For example, you link to your site on HN, and receive 100 visitors day one.
It's a great service, and those 100 people share it with enough people to
receive another 150 visitors the next day. Your new visitor traffic per day
goes...

1\. _100_

2\. _150_

3\. _225_

4\. _338_

5\. _506_

6\. _759_

7\. _1,139_

8\. _1,708_

9\. _2,563_

10\. _3,844_

...

20\. _221,683_

Within a few weeks you're receiving a quarter million new visitors a day.

Now, if HN sends 100 visitors day one, and those users generate 80 new
visitors day two, you get...

1\. _100_

2\. _80_

3\. _64_

4\. _51_

5\. _41_

6\. _33_

...

20\. _1_

Now you end up with only one visitor after three weeks.

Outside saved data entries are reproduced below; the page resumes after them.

@@ -42,8 +144,12 @@
         float sum[2][1024];
         uint8_t cls[1024];
         uint8_t visited[1024];
+        uint4 nrec[2][1024];
+        uint4 shStc[1024];
+        float2 shCts[1024];
         unsigned long long bar[2];
     };
+    static_assert(sizeof(MergeSmem) <= 227 * 1024, "k_spatial_merge: MergeSmem exceeds the shared memory of a block");
 
     __global__ void __launch_bounds__(1024, 1) k_spatial_merge(const CUtensorMap* __restrict__ pMapIn, FrameView f, RptParams prm,
         const zr_rpt_reservoir* __restrict__ resIn, zr_rpt_reservoir* __restrict__ resOut, const float4* __restrict__ target,
@@ -92,8 +198,27 @@
             if (sx < f.W && sy < f.H)
                 pfMap = prm.sortSpatial ? __ldg(&threadMap[(size_t)sy * f.W + sx]) : (31u | (31u << 7));
         };
+        auto gather = [&](uint32_t tile)
+        {
+            const GFlags flags = DecodeFlags(pfFlags);
+            const uint32_t ox = pfNb & 0xff, oy = pfNb >> 8;
+            if (!(flags.invalid || flags.emissive) && ox != 0xff)
+            {
+                const int x = (int)((tile % tilesX) * 32 + lane), y = (int)((tileRow0 + tile / tilesX) * 32 + warp);
+                const int nx = (int)ox - 32 + x, ny = (int)oy - 32 + y;
+                const uint4* nrec = reinterpret_cast<const uint4*>(&resIn[(size_t)ny * f.W + nx]);
+                const uint4* sp = reinterpret_cast<const uint4*>(&shiftRes[(size_t)y * f.W + x]);
+                tma::Copy16(&sm.nrec[0][t], &nrec[0]);
+                tma::Copy16(&sm.nrec[1][t], &nrec[1]);
+                tma::Copy16(&sm.shStc[t], &sp[0]);
+                tma::Copy8(&sm.shCts[t], &sp[1]);
+            }
+        };
         if (blockIdx.x < numTiles)
+        {
             prefetch(blockIdx.x);
+            gather(blockIdx.x);
+        }
 
         uint32_t it = 0;
         for (uint32_t tile = blockIdx.x; tile < numTiles; tile += gridDim.x, it++)
@@ -117,36 +242,31 @@
             bool hasN = false;
             const float4 tg = pfTg;
             const uint32_t mapEnc = pfMap;
-            uint4 sh0 = make_uint4(0, 0, 0, 0);
-            float2 sh1 = f2(0, 0);
-            uint4 n0 = make_uint4(Reconnection::EMPTY, 0, 0, 0), n1 = make_uint4(0, 0, 0, 0);
             if (act)
             {
                 const uint32_t ox = pfNb & 0xff, oy = pfNb >> 8;
                 hasN = ox != 0xff;
                 nx = (int)ox - 32 + x; ny = (int)oy - 32 + y;
                 if (hasN)
-                {
-                    const uint4* nrec = reinterpret_cast<const uint4*>(&resIn[(size_t)ny * f.W + nx]);
-                    n0 = __ldg(&nrec[0]); n1 = __ldg(&nrec[1]);
-                    asm volatile("prefetch.global.L1 [%0];" :: "l"(nrec + 2));
-                    const uint4* sp = reinterpret_cast<const uint4*>(&shiftRes[idx]);
-                    sh0 = __ldg(&sp[0]);
-                    sh1 = __ldg(reinterpret_cast<const float2*>(&sp[1]));
-                }
-            }
-            if (tile + gridDim.x < numTiles)
+                    asm volatile("prefetch.global.L1 [%0];" :: "l"(reinterpret_cast<const uint4*>(&resIn[(size_t)ny * f.W + nx]) + 2));
+            }
+            const bool more = tile + gridDim.x < numTiles;
+            if (more)
                 prefetch(tile + gridDim.x);
             sm.visited[t] = 0;
+            tma::CopyWaitAll();
             tma::MbarWait(reinterpret_cast<uint64_t*>(&sm.bar[stage]), parity);
 
-            zr_rpt_reservoir rec;
+            auto ownRecord = [&]()
             {
                 const uint4* line = &sm.rec[stage][t & ~1u][0];
                 const uint32_t c0 = (t & 1u) * 4u, sw = swizzled ? ((t >> 1) & 7u) : 0u;
                 uint4 v[4] = { line[(c0 + 0) ^ sw], line[(c0 + 1) ^ sw], line[(c0 + 2) ^ sw], line[(c0 + 3) ^ sw] };
-                memcpy(&rec, v, 64);
-            }
+                zr_rpt_reservoir r;
+                memcpy(&r, v, 64);
+                return r;
+            };
+            const zr_rpt_reservoir rec = ownRecord();
             Reservoir r_curr = Reservoir::Load_NonReconnection(rec);
             r_curr.target = f3(tg.x, tg.y, tg.z);
             const float wsum0 = act ? r_curr.w_sum : 0.0f;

In one case you're at the top of the world with the next big hit, and the
other you have absolutely no traffic.

You see situation number two happen all the time. You get a spike of traffic
and it fades away over the following week. As you can see above though, the
difference in a spike of traffic fading away, or going through the roof isn't
that large. We're not talking about one site being awful and the other being
the best thing since sliced bread. We're talking about 100 people referring 80
people and 100 people referring 150 people. Not a huge difference in interest,
but the traffic results can be staggering.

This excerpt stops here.